Holmström's theorem

From Wikipedia, the free encyclopedia

In economics, Holmström's theorem is an impossibility theorem attributed to Bengt R. Holmström proving that in any incentive system for a team of agents, no system can make all of the following true:

1. Income equals outflow (the budget balances),
2. The system has a Nash equilibrium, and
3. The system is Pareto efficient.

Thus a Pareto-efficient system with a balanced budget has a point at which an agent can do better by changing their effort level, if everyone else's effort level stays the same; a Pareto-efficient system with a Nash equilibrium does not distribute all revenue, or spends more than it has; and a system with a Nash equilibrium and balanced budget could allow some agents to do better without hurting any others.

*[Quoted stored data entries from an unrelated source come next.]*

static int fail(int code, const char* fmt, ...) {
  char buf[1024];
  va_list ap;
  va_start(ap, fmt);
  vsnprintf(buf, sizeof(buf), fmt, ap);
  va_end(ap);
  g_err = buf;
  return code;
}
#define CU(expr)                                                                                    \
  do {                                                                                              \
    cudaError_t e__ = (expr);                                                                       \
    if (e__ != cudaSuccess) return fail(PF_ERR_CUDA, "%s: %s (%s:%d)", #expr, cudaGetErrorString(e__), __FILE__, __LINE__); \
  } while (0)
static char g_crumb[96] = "";
static bool sync_debug() {
  static int v = -1;
  if (v < 0) v = getenv("PF_SYNC_DEBUG") ? 1 : 0;
  return v == 1;
}
struct KernelProf {
  bool on = false;
  cudaStream_t st = nullptr;
  std::vector<cudaEvent_t> pool;
  size_t used = 0;
  struct Rec { const char* expr; cudaEvent_t a, b; };
  std::vector<Rec> recs;
  cudaEvent_t next() { return used < pool.size() ? pool[used++] : nullptr; }
};
static thread_local KernelProf* tl_kp = nullptr;
#define LAUNCHED(expr)                                                                              \
  do {                                                                                              \
    KernelProf* kp__ = tl_kp;                                                                       \
    cudaEvent_t ka__ = (kp__ && kp__->on) ? kp__->next() : nullptr;                                 \
    if (ka__) cudaEventRecord(ka__, kp__->st);                                                      \
    cudaError_t e__ = (expr);                                                                       \
    g_launches.fetch_add(1, std::memory_order_relaxed);                                             \
    if (ka__) {                                                                                     \
      cudaEvent_t kb__ = kp__->next();                                                              \
      if (kb__) { cudaEventRecord(kb__, kp__->st); kp__->recs.push_back({#expr, ka__, kb__}); }     \
    }                                                                                               \
    if (e__ == cudaSuccess && sync_debug()) e__ = cudaDeviceSynchronize();                          \
    if (e__ != cudaSuccess) return fail(PF_ERR_CUDA, "%s: %s (%s:%d, after tap '%s')", #expr, cudaGetErrorString(e__), __FILE__, __LINE__, g_crumb); \
  } while (0)
struct NvtxRange {
  explicit NvtxRange(const char* name) { nvtxRangePushA(name); }
  ~NvtxRange() { nvtxRangePop(); }
};
#define TRY(expr)                \
  do {                           \
    int r__ = (expr);            \
    if (r__ != PF_OK) return r__; \
  } while (0)

static const int kMitDims[4] = {64, 128, 320, 512};
static const int kMitHeads[4] = {1, 2, 5, 8};
static const int kMitDepths[4] = {3, 4, 18, 3};
static const int kMitSr[4] = {8, 4, 2, 1};
static const int kMitRes[4] = {80, 40, 20, 10};
static const int kCnxDims[4] = {96, 192, 384, 768};
static const int kCnxDepths[4] = {3, 3, 9, 3};

struct WeightRef { const void* p; long long numel; int dtype; };
struct GemmW { const __nv_bfloat16* hi = nullptr; const __nv_bfloat16* lo = nullptr; const float* b = nullptr; };
struct LnW { const float* w = nullptr; const float* b = nullptr; };

struct MitBlockW { LnW ln1, srln, ln2; GemmW q, sr, kv, proj, fc1, fc2; const float* dw_w; const float* dw_b; };
struct CnxBlockW { const float* dw_w; const float* dw_b; LnW ln; GemmW pw1, pw2; const float* gamma; };

struct Arena {
  char* base = nullptr;
  long long cap = 0, off = 0, peak = 0;
  bool dry = false, keep = false;
  void* alloc(long long bytes) {
    off = (off + 255) & ~255LL;
    void* p = dry ? nullptr : base + off;
    off += bytes;
    if (off > peak) peak = off;
    return p;
  }
  float* f(long long n) { return (float*)alloc(n * 4); }
  long long mark() const { return off; }
  void release(long long m) { if (!keep) off = m; }
};
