## Run unavail, wide-rows, finalize and indel passes on a side stream DAG

Restructures each compute pass into a two-stream dependency graph. The unavail and wide-row input kernels run on a side stream concurrently with annotate and tiling, joined before pileup by an event. After pileup, finalize and the indel scan/scatter/reduce run on the side stream in parallel with xev compact/fold on the main stream, and the xcnt memset moves up front. This targets idle time from serial small kernels, at the cost of extra events and cross-stream waits, plus a serial fallback knob.

```diff
diff --git a/bam_readcount_amd/csrc/brc_engine.hip b/bam_readcount_amd/csrc/brc_engine.hip
--- a/bam_readcount_amd/csrc/brc_engine.hip
+++ b/bam_readcount_amd/csrc/brc_engine.hip
@@ -1853,6 +1853,10 @@
 static const char* kKernelNames[BRC_NKERNEL] = {"k_annotate", "k_scan_ends", "k_tiles", "k_pileup", "k_xev_fold+finalize",
                                                 "k_scan_indel", "k_indel_fill", "k_indel_reduce"};
 
+#ifndef BRC_PASS_INDEL_LATE
+#define BRC_PASS_INDEL_LATE 0
+#endif
+
 #define HIPCHK(x) do { hipError_t _e = (x); if (_e != hipSuccess) { return hip_fail(_e, #x); } } while (0)
 
 class HipBackend : public Backend {
@@ -1860,7 +1864,8 @@
     int device = 0;
     hipStream_t stream = nullptr;
     enum { EV_RING = 32 };
-    struct EvSet { hipEvent_t evt[T_N + 1]; hipEvent_t ev_indel[4]; };
+    enum { D_START = 0, D_PILEIN, D_SIDE_END, D_N };
+    struct EvSet { hipEvent_t evt[T_N + 1]; hipEvent_t ev_indel[4]; hipEvent_t ev_dep[D_N]; };
     std::vector<EvSet> evsets;
     hipEvent_t* evt = nullptr;
     bool have_events = false;
@@ -1876,7 +1881,7 @@
     DBuf d_xcnt, d_xend, d_xidx, d_xagg;
     HBuf<char> h_text[2]; HBuf<uint32_t> h_toff[2]; HBuf<uint32_t> h_total;
     hipStream_t stream2 = nullptr; hipEvent_t ev_text[2] = {nullptr, nullptr}, ev_lines = nullptr;
-    hipStream_t stream3 = nullptr; hipEvent_t* ev_indel = nullptr; DBuf d_agg2;
+    hipStream_t stream3 = nullptr; hipEvent_t* ev_indel = nullptr; hipEvent_t* ev_dep = nullptr; DBuf d_agg2;
     bool text_started[2] = {false, false}; uint64_t text_total[2] = {0, 0}; int64_t text_n[2] = {0, 0}; int text_slot = 0;
     Planes pl_last;
     enum { COMPACT_PIECES_PER_READ = 12 };
@@ -1963,6 +1968,8 @@
     }
     ~HipBackend() override {
         (void)hipSetDevice(device);
+        if (stream3) (void)hipStreamSynchronize(stream3);
+        if (stream) (void)hipStreamSynchronize(stream);
         if (getenv("BRC_ENGINE_TIMING")) fprintf(stderr, "device buffers: %llu (re)allocations, %.3f s\n", (unsigned long long)g_dev_allocs.load(), (double)g_dev_alloc_ns.load() * 1e-9);
         DBuf* all[] = {&d_pos, &d_flag, &d_mapq, &d_lib, &d_lq, &d_nc, &d_co, &d_so, &d_qo, &d_nm, &d_sm, &d_tags, &d_cigar, &d_seq, &d_qual,
                        &d_ref, &d_refcode, &d_bq, &d_bqw, &d_bqrow, &d_pieceoff, &d_pieces, &d_rare, &d_keyreach, &d_libbase, &d_reads, &d_agg, &d_rng, &d_ncol, &d_depth, &d_slotid, &d_si, &d_sf, &d_xev, &d_xevc, &d_xevn, &d_unavail, &d_cnt,
@@ -1980,7 +1987,8 @@
         d_agg2.release();
         h_ncol.destroy(); h_depth.destroy(); h_slotid.destroy(); h_si.destroy(); h_unavail.destroy(); h_sf.destroy(); h_iout.destroy(); h_xagg.destroy(); h_wpairs.destroy(); h_lastproc[0].destroy(); h_lastproc[1].destroy();
         if (w_init) { w_ncol.destroy(); w_depth.destroy(); w_slotid.destroy(); w_si.destroy(); w_unavail.destroy(); w_sf.destroy(); }
-        for (EvSet& es : evsets) { for (int i = 0; i <= T_N; ++i) if (es.evt[i]) (void)hipEventDestroy(es.evt[i]); for (int i = 0; i < 4; ++i) if (es.ev_indel[i]) (void)hipEventDestroy(es.ev_indel[i]); }
+        for (EvSet& es : evsets) { for (int i = 0; i <= T_N; ++i) if (es.evt[i]) (void)hipEventDestroy(es.evt[i]); for (int i = 0; i < 4; ++i) if (es.ev_indel[i]) (void)hipEventDestroy(es.ev_indel[i]);
+                                   for (int i = 0; i < D_N; ++i) if (es.ev_dep[i]) (void)hipEventDestroy(es.ev_dep[i]); }
         if (stream) (void)hipStreamDestroy(stream);
     }
     int ensure_evsets(size_t n) {
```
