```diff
@@ -780,14 +786,16 @@
                 nb = min(step, B - b0)
                 wgs = cv_shared_workgroups(nb, N, x1.device) if self.cv_shared else 0
                 r0 = b0 * N
+                images = self.cv_images16 if CV_TILE16 else self.cv_images
                 if sample_term is not None:
-                    _lib.call("rtk_cost_volume_split_term", nb, N, N, x1[b0:].data_ptr(), x2[b0:].data_ptr(), knn1[b0:].data_ptr(),
+                    _lib.call("rtk_cost_volume_split16_term" if CV_TILE16 else "rtk_cost_volume_split_term", nb, N, N, x1[b0:].data_ptr(), x2[b0:].data_ptr(), knn1[b0:].data_ptr(),
                               p1[r0:].data_ptr(), p2[r0:].data_ptr(), sample_term[b0:].data_ptr(), self.cv_wd.data_ptr(),
-                              self.cv_images.data_ptr(), self.cv_scales.data_ptr(), self.cv_bias23[0].data_ptr(), self.cv_bias23[1].data_ptr(),
+                              images.data_ptr(), self.cv_scales.data_ptr(), self.cv_bias23[0].data_ptr(), self.cv_bias23[1].data_ptr(),
                               self.wn1.arr, cor1[r0:].data_ptr(), 256, wgs, _stream())
                     continue
-                _lib.call("rtk_cost_volume_split_shared", nb, N, N, x1[b0:].data_ptr(), x2[b0:].data_ptr(), knn1[b0:].data_ptr(), p1[r0:].data_ptr(),
-                          p2[r0:].data_ptr(), self.cv_wd.data_ptr(), self.cv_images.data_ptr(), self.cv_scales.data_ptr(),
+                _lib.call("rtk_cost_volume_split16_shared" if CV_TILE16 else "rtk_cost_volume_split_shared", nb, N, N, x1[b0:].data_ptr(),
+                          x2[b0:].data_ptr(), knn1[b0:].data_ptr(), p1[r0:].data_ptr(),
+                          p2[r0:].data_ptr(), self.cv_wd.data_ptr(), images.data_ptr(), self.cv_scales.data_ptr(),
                           self.cv_bias23[0].data_ptr(), self.cv_bias23[1].data_ptr(), self.wn1.arr, cor1[r0:].data_ptr(), 256, wgs, _stream())
             return
         _lib.call("rtk_cost_volume", B, N, N, x1.data_ptr(), x2.data_ptr(), knn1.data_ptr(), p1.data_ptr(), p2.data_ptr(),
```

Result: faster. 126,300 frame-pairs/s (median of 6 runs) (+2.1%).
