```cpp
int vf_abi_version(void);
size_t vf_sizeof_igemm_args(void);
size_t vf_sizeof_pack_desc(void);
const char* vf_build_arch(void);
int vf_build_flags(void);
const char* vf_build_flag_name(int i);
enum { VF_SEL_ATTN_DMA = 0,
       VF_SEL_GEMM_G256 = 1,
       VF_SEL_LN_BWD_TWO_ROWS = 2,
       VF_SEL_ATTN_Q32 = 3,
       VF_SEL_CONV_X3H_K32 = 4,
// ... 135 lines not shown
                          float* max_logit, void* stream);
int vf_lmhead_score_bf16(const void* h, int h_bf16, int64_t ldh, const void* w_packed, int64_t M, int K, int N, const int32_t* target,
                         int64_t* idx, float* max_logit, float* lse, float* target_logit, float* entropy, void* stream);
int vf_logits_score_f32(const float* logits, int64_t rows, int N, int64_t ld, const int32_t* target, int64_t* idx, float* max_logit,
                        float* lse, float* target_logit, float* entropy, void* stream);
int vf_score_views_f32(const float* target_logit, const float* lse, const float* max_logit, const int64_t* idx, const int32_t* target,
                       int64_t views, int L, float* token_log_prob, float* confidence, float* log_likelihood, float* accuracy, void* stream);
int vf_match_views_f32(const float* logits, int64_t ld, const float* lse, const int64_t* idx, const int32_t* codes, int64_t codes_scene_stride,
                       int64_t B, int64_t M, int64_t P, int L, int V, float* log_likelihood, float* accuracy, void* stream);
int vf_sample_rows_f32(const float* logits, int64_t rows, int N, int64_t ld, float temperature, int top_k, float top_p, uint32_t seed,
                       const int64_t* row_id, int S, int64_t* idx, float* logp, int32_t* kept, float* thr, void* stream);
int vf_sample_views_f32(const float* logp, int64_t views, int L, int S, float* log_likelihood, void* stream);
uint32_t vf_crc32c(const void* data, size_t n, uint32_t crc);
int vf_postprocess_u8(const float* x, uint8_t* out, int64_t n, void* stream);
int vf_resize_u8(const uint8_t* src, uint8_t* dst, int n_img, int Hin, int Win, int Hout, int Wout, int C, int bilinear, void* stream);
size_t vf_image_metrics_workspace_bytes(int n_img, int H, int W, int C);
int vf_image_metrics_u8(const uint8_t* a, const uint8_t* b, int n_img, int H, int W, int C, int64_t* sums, double* ssim, void* workspace,
                        void* stream);
size_t vf_camera_knn_workspace_bytes(int64_t N, int Q, int k);
int vf_camera_knn_f32(const float* db, int64_t N, const float* queries, int Q, int k, float pos_weight, int32_t* idx, float* dist,
                      void* workspace, void* stream);
int vf_codebook_dist_table_f32(const float* E, int D, int K, int64_t ldE, float* table, void* stream);
size_t vf_code_knn_workspace_bytes(int64_t N, int Q, int k);
int vf_code_knn_f32(const int32_t* db, int64_t N, int64_t ld_db, const int32_t* queries, int Q, int64_t ld_q, int t, const float* table,
                    int K, int window, const int32_t* exclude, int k, int32_t* idx, float* dist, void* workspace, void* stream);
int vf_pose_tail_f32(const float* x, int64_t ldx, const float* W, const float* b, float position_multiplier, int64_t views, int L, int K,
                     float* raw, float* tokens, float* cameras, void* stream);

size_t vf_gemm_bf16_packed_elems(int K, int N);
int vf_gemm_bf16_pack(const float* src, void* dst, int K, int N, int64_t sk, int64_t sn, int batch,
                      int64_t src_bstride, void* stream);
typedef struct vf_pack_desc {
    const float* src;
    void* dst;
    int32_t K, N;
    int64_t sk, sn;
} vf_pack_desc;
int vf_gemm_bf16_pack_multi(const vf_pack_desc* descs_device, int n, void* stream);
int vf_gemm_bf16(const vf_igemm_args* args , void* stream);
size_t vf_conv3_bf16_packed_elems(int Cin, int Cout);
int vf_conv3_bf16_pack(const float* w_oihw, void* dst, int Cin, int Cout, void* stream);
int vf_conv3_halo_bf16(const vf_igemm_args* args , void* stream);

int vf_conv3_halo_gn_slots(int Hout, int Wout);
size_t vf_conv3_x6_packed_elems(int Cin, int Cout);
int vf_conv3_x6_pack(const float* w_oihw, void* dst, int Cin, int Cout, void* stream);
int vf_conv3_halo_x6(const vf_igemm_args* args , void* stream);
size_t vf_conv3_x3h_packed_elems(int Cin, int Cout);
int vf_conv3_x3h_pack(const float* w_oihw, void* dst, int Cin, int Cout, void* stream);
int vf_conv3_halo_x3h(const vf_igemm_args* args , void* stream);
size_t vf_gemm_x3h_packed_elems(int K, int N);
int vf_gemm_x3h_pack(const float* src, void* dst, int K, int N, int64_t sk, int64_t sn, void* stream);
int vf_gemm_x3h(const vf_igemm_args* args , void* stream);
size_t vf_gemm_x6_packed_elems(int K, int N);
int vf_gemm_x6_pack(const float* src, void* dst, int K, int N, int64_t sk, int64_t sn, void* stream);
int vf_gemm_x6(const vf_igemm_args* args , void* stream);
int vf_sum_slabs_f32(const float* slabs, int nslabs, int64_t stride, int64_t n, float* dst, int accumulate, void* stream);

int vf_vq_ema_accumulate_f32(const float* z, const int64_t* idx, int64_t M, int D, int Kc, float* counts, float* embed_sum,
                             void* stream);
int vf_vq_ema_update_f32(const float* counts, const float* embed_sum, float* cluster_size_hidden, float* dw_hidden,
                         float* embeddings, int D, int Kc, float decay, float eps, float corr, void* stream);

int vf_gather_transpose_f32(const float* src, float* dst, int n_img, int Hin, int Win, int C, int Hout, int Wout, int stride, int oy,
                            int ox, int64_t ld_dst, void* stream);
size_t vf_conv3_wgrad_x6_rows(int Cin);
int vf_conv3_wgrad_x6(const float* x, const void* dy_packed, float* slabs, int n_img, int Hin, int Win, int Cin, int Hout, int Wout,
                      int Cout, int mode, int splits, void* stream);
int vf_upsample2_bwd_f32(const float* du, float* dx, int n_img, int H, int W, int C, void* stream);
size_t vf_groupnorm_bwd_workspace_bytes(int n_img, int HW, int C, int groups);
int vf_groupnorm_bwd_f32(const float* x, const float* da, const float* mean_c, const float* scale_c, const float* gamma,
                         const float* beta, float* dx, float* chan_sums, int n_img, int HW, int C, int groups, float eps, int swish,
                         int accumulate, void* ws, void* stream);
int vf_softmax_rows_bwd_f32(const float* p, float* dp, int64_t rows, int n, float scale, void* stream);
int vf_l1_loss_partials(int64_t n);
int vf_l1_loss_f32(const float* x, const float* y, float* dy, float* part, int64_t n, float grad_weight, void* stream);

int vf_lpips_scaling_f32(const float* x, float* y, int64_t npix, const float* shift3, const float* scale3, int backward, void* stream);
int vf_relu_f32(float* x, int64_t n, void* stream);
int vf_relu_bwd_f32(float* dy, const float* y, int64_t n, void* stream);
int vf_maxpool2_f32(const float* x, float* y, int n_img, int Hout, int Wout, int C, void* stream);
int vf_maxpool2_bwd_f32(const float* x, const float* dy, float* dx, int n_img, int Hout, int Wout, int C, void* stream);
int vf_lpips_head_blocks(int HW);
int vf_lpips_head_f32(const float* f0, const float* f1, const float* w, float* part, int n_img, int HW, int C, void* stream);
int vf_lpips_head_bwd_f32(const float* f0, const float* f1, const float* w, float* df1, int64_t npix, int C, float gscale,
                          int accumulate, void* stream);

int vf_attn_blockcausal_lse_f32(const float* q, const float* k, const float* v, float* out, float* lse,
                                int B, int H, int T, int L, int ldq, int ldk, int ldv, int ldo,
                                float scale, int skip_masked, int twin_view, float drop_rate, uint32_t drop_seed,
                                uint32_t drop_site, uint32_t drop_plane0, void* stream);
int vf_attn_bwd_prep_f32(const float* dout, const float* out, float* D, int B, int H, int T, int lddo, int ldo, void* stream);
int vf_attn_bwd_f32(const float* q, const float* k, const float* v, const float* dout, const float* lse, const float* D,
                    float* dq, float* dk, float* dv, int B, int H, int T, int L, int ldq, int ldk, int ldv, int lddo,
                    int lddq, int lddk, int lddv, float scale, int twin_view, float drop_rate, uint32_t drop_seed,
                    uint32_t drop_site, uint32_t drop_plane0, void* stream);
int vf_gemm_tn_bf16(const void* x_bf16, int ldx, const void* dy, int dy_is_bf16, int ldy, int M, int K, int N, int splits, float* w_slabs,
                    float* b_slabs, int64_t slab_stride, void* stream);
int vf_attn_blockcausal_bf16_lse(const void* q, const void* k, const void* v, void* out, float* lse, int B, int H, int T, int L,
                                 int ldq, int ldk, int ldv, int ldo, float scale, int twin_view, float drop_rate, uint32_t drop_seed,
                                 uint32_t drop_site, uint32_t drop_plane0, void* stream);
int vf_attn_bwd_prep_bf16(const void* dout, const void* out, float* D, int B, int H, int T, int lddo, int ldo, void* stream);
int vf_attn_bwd_bf16(const void* q, const void* k, const void* v, const void* dout, const float* lse, const float* D, void* dq, void* dk,
                     void* dv, int out_bf16 , int B, int H, int T, int L,
                     int ldq, int ldk, int ldv, int lddo, int lddq, int lddk, int lddv, float scale, int twin_view, float drop_rate,
                     uint32_t drop_seed, uint32_t drop_site, uint32_t drop_plane0, void* stream);
// ... 60 lines not shown
```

The Gibbard-Satterthwaite theorem in social choice theory is a related impossibility theorem dealing with voting systems.

[edit] Statement of the theorem

Suppose there is a team of n > 1 risk neutral agents whose preference functions are strictly concave and increasing, and also additively separable in money and effort. Then any Pareto efficient incentive system for the team in which the joint outcome is distributed among the agents has no Nash equilibria.

Rasmusen^[1] studies the relaxation of this problem obtained by removing the assumption that the agents are risk neutral (Holmström: "linear in money").

[edit] References

• Bengt Holmström, "Moral Hazard in Teams", The Bell Journal of Economics 13, no. 2 (1982), pp. 324–340.

1. ^ Eric Rasmusen, "Moral Hazard in Risk-Averse Teams", The RAND Journal of Economics 18, no. 3 (1987), pp. 428–435.